9. Electronic Signature
Where a document or proceeding is required to be authenticated by a company, the proposed CAMA provides that electronic signature on such document or proceeding shall suffice. The proposed CAMA states: “A document or proceeding requiring authentication by a company may be signed by a director, secretary, or other authorised officer of the company, and need not be signed as a deed unless otherwise so required in this Part of this Act, provided that an electronic signature shall be deemed to satisfy the requirement for signing under this section[3].”
10. Beneficial Ownership
To ensure transparency in knowing who controls or have a say in a company, section 120 mandates every person who holds shares in the company which entitles him to exercise at least five per cent of the unrestricted voting rights at any general meeting of the company but who is not the beneficial owner of company shares held by him, to indicate to the company in writing the particulars of the identity of the person(s) interested in the shares in question within seven days (or such other period as the Commission may by regulation prescribe from time to time) of becoming a holder of the shares. The beneficial owner should also disclose whether persons interested in the same shares are parties to any agreement or arrangement relating to the exercise of any rights conferred by the holding of the shares. If default is made by any such holder, or where he makes any statement which he knows to be false in a material particular or recklessly makes any statement which is false in a material particular, he shall be liable to such fines as the Commission may prescribe by regulation.
Upon this disclosure, the company is to, within 7 days, inscribe against the name of every member in the register of members the information received and at the filing of its next annual return, notify the Commission of that information. If the company defaults, the company and every officer of the company shall be liable to such fines as the Commission may prescribe by regulation for every day during which the default continues.

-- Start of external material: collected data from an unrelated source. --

extern "C" int dlpm_unet_time_embeddings(dlpm_unet *net, const float *t_dev, int64_t M, float *out_dev, void *scratch_dev, int64_t scratch_bytes,
// ... 126 lines not shown
    }
    HeadUpdate hu;
    hu.x = upd->x_dev; hu.z = upd->z_dev; hu.t = upd->t_dev; hu.g = upd->g_dev; hu.c_eps = upd->c_eps_dev; hu.c_noise = upd->c_noise_dev;
    hu.key = upd->key_dev; hu.seed = upd->seed; hu.sample_offset = upd->sample_offset; hu.hist_pp = upd->hist_pp;
    hu.T = upd->T; hu.B = B;
    float dummy;
    int r = unet_forward(net, x_in_dev, t_dev, eps_scratch_dev ? eps_scratch_dev : &dummy, B, workspace_dev, workspace_bytes, stream, true,
                         y_dev, &hu);
    if (r != DLPM_OK) return r;
    if (upd->flags & DLPM_UPD_ADVANCE) return launch_step_advance(const_cast<int32_t *>(upd->t_dev), stream);
    return DLPM_OK;
}

static int unet_forward(dlpm_unet *net, const float *x_dev, const float *t_dev, float *eps_dev, int64_t B, void *workspace_dev,
                        int64_t workspace_bytes, dlpm_stream_t stream, bool uniform_t, const int64_t *y_dev, const HeadUpdate *hu) {
    DLPM_CHECK_ARG(net && x_dev && t_dev && eps_dev && workspace_dev, "dlpm_unet_forward: null argument");
    DLPM_CHECK_ARG(net->num_classes == 0 || y_dev, "dlpm_unet_forward: must specify y if and only if the model is class-conditional "
                   "(this net has %d classes: call the *_labels forward)", net->num_classes);
    DLPM_CHECK_ARG(net->num_classes > 0 || !y_dev, "dlpm_unet_forward: must specify y if and only if the model is class-conditional "
                   "(labels given to an unconditional net)");
    DLPM_CHECK_ARG(B > 0 && B < (1 << 24), "dlpm_unet_forward: bad batch %lld", (long long)B);
    if (!net->finalized) {
        set_error("dlpm_unet_forward: call dlpm_unet_finalize first");
        return DLPM_ERR_STATE;
    }
    const int64_t need = dlpm_unet_workspace_bytes(net, B);
    if (need < 0) return DLPM_ERR_ARG;
    if (workspace_bytes < need) {
        set_error("dlpm_unet_forward: workspace of %lld bytes, need %lld", (long long)workspace_bytes, (long long)need);
        return DLPM_ERR_NOMEM;
    }
    Ctx cx;
    cx.u = net;
    cx.B = (int)B;
    cx.ws.base = static_cast<char *>(workspace_dev);
    cx.ws.cap = workspace_bytes;
    cx.ws.reuse = !net->keep_feats;
    cx.st = as_stream(stream);
    cx.uniform_t = uniform_t;
    cx.y = y_dev;
    cx.hu = hu;
    return walk(net, cx, x_dev, t_dev, eps_dev);
}

extern "C" int dlpm_unet_keep_features(dlpm_unet *net, int on) {
    DLPM_CHECK_ARG(net, "dlpm_unet_keep_features: null handle");
    net->keep_feats = on != 0;
    net->plan_version++;
    return DLPM_OK;
}

extern "C" int dlpm_unet_num_features(const dlpm_unet *net) {
    return net ? (int)(net->in_blocks.size() + 1 + net->out_blocks.size()) : 0;
}

extern "C" int dlpm_unet_feature_shape(const dlpm_unet *net, int i, int32_t *C, int32_t *H, int32_t *W) {
    DLPM_CHECK_ARG(net && i >= 0 && i < (int)net->feats.size(), "dlpm_unet_feature_shape: no such feature (run a forward first)");
    if (C) *C = net->feats[i].C;
    if (H) *H = net->feats[i].H;
    if (W) *W = net->feats[i].W;
    return DLPM_OK;
}

extern "C" int dlpm_unet_get_feature(dlpm_unet *net, int i, float *out_nchw_dev, int64_t B, dlpm_stream_t stream) {
    DLPM_CHECK_ARG(net && out_nchw_dev && i >= 0 && i < (int)net->feats.size() && net->feats[i].p,
                   "dlpm_unet_get_feature: no such feature (call dlpm_unet_keep_features(net, 1), then run a forward)");
    const Tensor4 &f = net->feats[i];
    return dlpm_nhwc_to_nchw_f32(f.p, out_nchw_dev, (int32_t)B, f.C, f.H, f.W, stream);
}

extern "C" int64_t dlpm_unet_flops_per_sample(const dlpm_unet *net) { return net ? net->flops : 0; }

extern "C" void dlpm_unet_destroy(dlpm_unet *u) {
    if (!u) return;
    for_each_conv(u, free_conv);
    if (u->embcat.owns && u->embcat.w_dev) (void)hipFree(u->embcat.w_dev);
    if (u->embcat_w) (void)hipFree(u->embcat_w);
    if (u->embcat_b) (void)hipFree(u->embcat_b);
    for (auto &p : u->params)
        if (p.dev) (void)hipFree(p.dev);
    delete u;
}

extern "C" int dlpm_conv2d_f32(const dlpm_conv_args *a, float *scratch_dev, dlpm_stream_t stream) {
    DLPM_CHECK_ARG(a && a->src0 && a->weight && a->out && scratch_dev, "dlpm_conv2d_f32: null argument");
    DLPM_CHECK_ARG(a->ksize == 1 || a->ksize == 3, "dlpm_conv2d_f32: ksize must be 1 or 3");
    DLPM_CHECK_ARG(a->stride == 1 || a->stride == 2, "dlpm_conv2d_f32: stride must be 1 or 2");
    DLPM_CHECK_ARG((a->C1 == 0) == (a->src1 == nullptr), "dlpm_conv2d_f32: src1/C1 mismatch");
    ConvLaunch L;
    L.src0 = a->src0; L.src1 = a->src1; L.C0 = a->C0; L.C1 = a->C1; L.B = a->B;
    L.Hin = a->Hin; L.Win = a->Win; L.Hout = a->Hout; L.Wout = a->Wout;
    L.ks = a->ksize; L.stride = a->stride; L.ups = a->upsample;
    L.bias = a->bias; L.coefA = a->coefA; L.coefB = a->coefB; L.act_silu = a->act_silu;
    L.res0 = a->res0; L.res1 = a->res1; L.R0 = a->R0; L.out = a->out; L.Cout = a->Cout;
    L.in_nchw = a->in_nchw; L.out_nchw = a->out_nchw;
    const bool ig = !(a->force_direct & 1) && igemm_supported(L);
    if ((a->in_nchw || a->out_nchw) && a->C1 != 0) {
        set_error("dlpm_conv2d_f32: NCHW boundary layouts do not combine with a concat input");
        return DLPM_ERR_UNSUPPORTED;
    }
    if (a->force_direct & 4) {
        set_error("dlpm_conv2d_f32: force_direct bit 2 (value 4) asked for 1x1 convolutions on the weight-streaming kernel, which was removed");
        return DLPM_ERR_UNSUPPORTED;
    }
    hipStream_t st = as_stream(stream);
    TRY(relayout_weight(a->weight, scratch_dev, a->Cout, a->C0 + a->C1, a->ksize, ig, st));
    L.w = scratch_dev;
    L.gemm = DLPM_GEMM_F32;
    const int taps = a->ksize * a->ksize;
    if (ig && (a->force_direct & 16) && a->Cout % 128 == 0 && (a->C0 + a->C1) % 32 == 0 &&
        a->scratch_floats >= (int64_t)a->Cout * (a->C0 + a->C1) * taps + split_weight_floats(a->Cout, a->C0 + a->C1, taps)) {
        float *wsp = scratch_dev + (int64_t)a->Cout * (a->C0 + a->C1) * taps;
        TRY(relayout_weight_split(a->weight, wsp, a->Cout, a->C0 + a->C1, taps, st));
        L.w_split = wsp;
        L.gemm = DLPM_GEMM_BF16X3;
    }
    if (ig && a->ksize == 3 && !L.w_split && (a->C0 + a->C1) % 32 == 0 &&
        a->scratch_floats >= (int64_t)a->Cout * (a->C0 + a->C1) * 9 + frag_weight_floats(a->Cout, a->C0 + a->C1)) {
        float *wf = scratch_dev + (int64_t)a->Cout * (a->C0 + a->C1) * 9;
        TRY(relayout_weight_frag(a->weight, wf, a->Cout, a->C0 + a->C1, st));
        L.w_frag = wf;
        int64_t used = (int64_t)a->Cout * (a->C0 + a->C1) * 9 + frag_weight_floats(a->Cout, a->C0 + a->C1);
        const bool wino_shape = !(a->force_direct & 2) && a->stride == 1 && !a->in_nchw && !a->out_nchw;
        if (wino_shape && a->Cout % 64 == 0 && a->scratch_floats >= used + wino_weight_floats(a->Cout, a->C0 + a->C1)) {
            float *ww = scratch_dev + used;
            TRY(relayout_weight_wino(a->weight, ww, a->Cout, a->C0 + a->C1, st));
            L.w_wino = ww;
            used += wino_weight_floats(a->Cout, a->C0 + a->C1);
        }
        if (wino_shape && (a->force_direct & 8) && a->Cout % 32 == 0 && (a->C0 + a->C1) % 8 == 0 &&
            a->scratch_floats >= used + wino4_weight_floats(a->Cout, a->C0 + a->C1)) {
            float *w4 = scratch_dev + used;
            TRY(relayout_weight_wino4(a->weight, w4, a->Cout, a->C0 + a->C1, st));
            L.w_wino4 = w4;
            int bh_, bw_, ni_;
            if (!wino4_geometry(L, &bh_, &bw_, &ni_)) {
                set_error("dlpm_conv2d_f32: force_direct bit 8 asks for the F(4x4,3x3) kernel, which does not take this geometry");
                return DLPM_ERR_UNSUPPORTED;
            }
            L.w_wino = nullptr;
        }
    }
    if ((a->force_direct & 64) && a->ksize == 3 && a->Cout <= 3 && a->C0 % 32 == 0 && a->C1 == 0) {
        L.w_hfused = scratch_dev;
        L.gemm = (a->force_direct & 128) ? DLPM_GEMM_F32 : DLPM_GEMM_AUTO;
        if (a->scratch_floats >= head_fused_weight_floats(a->C0) && head_fused_ok(L)) {
            TRY(relayout_weight_head_fused(a->weight, scratch_dev, a->Cout, a->C0, st));
            return launch_conv_head_fused(L, nullptr, st);
        }
        set_error("dlpm_conv2d_f32: the one-pass head kernel does not take this shape / scratch size");
        return DLPM_ERR_UNSUPPORTED;
    }
    if ((a->force_direct & 32) && a->ksize == 3 && a->Cout <= 3 && a->C0 % 32 == 0 && a->C1 == 0) {
        const int64_t wsz = (int64_t)head_taps_rows(a->Cout) * a->C0;
        L.w_taps = scratch_dev;
        if (a->scratch_floats >= wsz + head_gemm_scratch_floats(L) && head_gemm_ok(L)) {
            TRY(relayout_weight_head_taps(a->weight, scratch_dev, a->Cout, a->C0, st));
            return launch_conv_head_gemm(L, nullptr, scratch_dev + wsz, st);
        }
        set_error("dlpm_conv2d_f32: the GEMM + gather head does not take this shape / scratch size");
        return DLPM_ERR_UNSUPPORTED;
    }
    if (!(a->force_direct & 7) && a->ksize == 3 && a->Cout <= 4 && a->C0 % 32 == 0 && a->C1 == 0) {
        const int64_t front = (int64_t)a->Cout * a->C0 * 9 + frag_weight_floats(a->Cout, a->C0);
        const int64_t wsz = (int64_t)9 * a->C0 * 4;
        if (a->scratch_floats >= front + wsz) {
            float *ws = scratch_dev + (a->scratch_floats - wsz);
            TRY(relayout_weight_head(a->weight, ws, a->Cout, a->C0, st));
            L.w_small = ws;
            if (head_conv_ok(L)) return launch_conv_head(L, nullptr, st);
        }
    }
    if (ig) return launch_conv_igemm(L, st);
    return (a->force_direct & 1) ? launch_conv_direct(L, st) : launch_conv_fallback(L, st);
}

11. Ease of reduction of share capital
When a private limited company desirous of reducing its share capital passes a special resolution to that effect, a copy of the minutes of the meeting showing the amount of the share capital, the number of shares into which it is to be divided, and the amount of each share; and the amount (if any) at the date of the registration deemed to be paid up on each share, shall be delivered to the Commission. The Commission will in turn register such minutes and the resolution for reducing share capital shall take effect. The minutes, when registered, shall be deemed to be substituted for the corresponding part of the company’s memorandum, and valid and alterable as if it had been originally contained in it[4]. This dispenses with the extra burden of seeking Court’s confirmation Order as contained in the 1990 CAMA.
- Prohibition of Bearer Shares
Section 175 of the proposed CAMA has expressly prohibited bearer shares. According to the Section, no company has the power to issue bearer shares. The section further explains what a bearer share is to mean “a share which is represented by a certificate, warrant or other document (in any form or by whatever name called) which states or otherwise indicates that the bearer of the certificate is the owner of the shares.
- Company’s Acquisition of Its Own Shares (Share buyback)
Prior to now, a company could only acquire its own shares for some specified purposes[5]. Now however, by virtue of Section 185 of the proposed CAMA, Limited Liability Company may purchase its own shares including redeemable shares if so permitted by its articles and approved by the shareholders by special resolution. Forthwith, the purpose of the acquisition need not be any of those listed out in Section 160 (2) of the 1990 CAMA. However, a company is precluded from purchasing its shares if as a result of the purchase; there would no longer be any issued shares of the company other than redeemable shares or shares held as treasury shares[6]. From the coming into force of the proposed CAMA, the procedure for a private company to acquire its own shares is that within 7 days after the passing of the special resolution by the members of the company, the company will cause to be published in two national newspapers, a notice of the proposed purchase by the company of its own shares and within 15 days after such publication, the directors of the company will make and file with the Corporate Affairs Commission, a statutory declaration of solvency, to the effect that the company is solvent and can pay its debts as they fall due, and that after the purchase of its shares, the company shall remain solvent and can pay its debts as they fall due. Within six weeks of the publication in two national newspapers, any of the company’s creditors or a dissenting shareholder who did not vote in favour of the share buyback may make an application to the court for an order cancelling the resolution. Once that application is made, the ability of the company to proceed with the share buy back shall depend on the order of the court.
Where a company succeeds at acquiring its own shares, section 186 of the proposed CAMA states that payment for the share buy back can only be made from the distributable profits of the company.
A company may buy back its shares from the existing shareholders or security holders on a proportionate basis, from the existing shareholders in a manner permitted pursuant to a scheme of arrangement sanctioned by the court, from the open market; and by purchasing the securities issued to employees of the company pursuant to a scheme of stock option or any other such similar schemes.
Whereas company’s acquisition of its own shares under the 1990 CAMA appears to relate to companies generally, the proposed CAMA expressly states that it relates to a Limited Liability Company alone.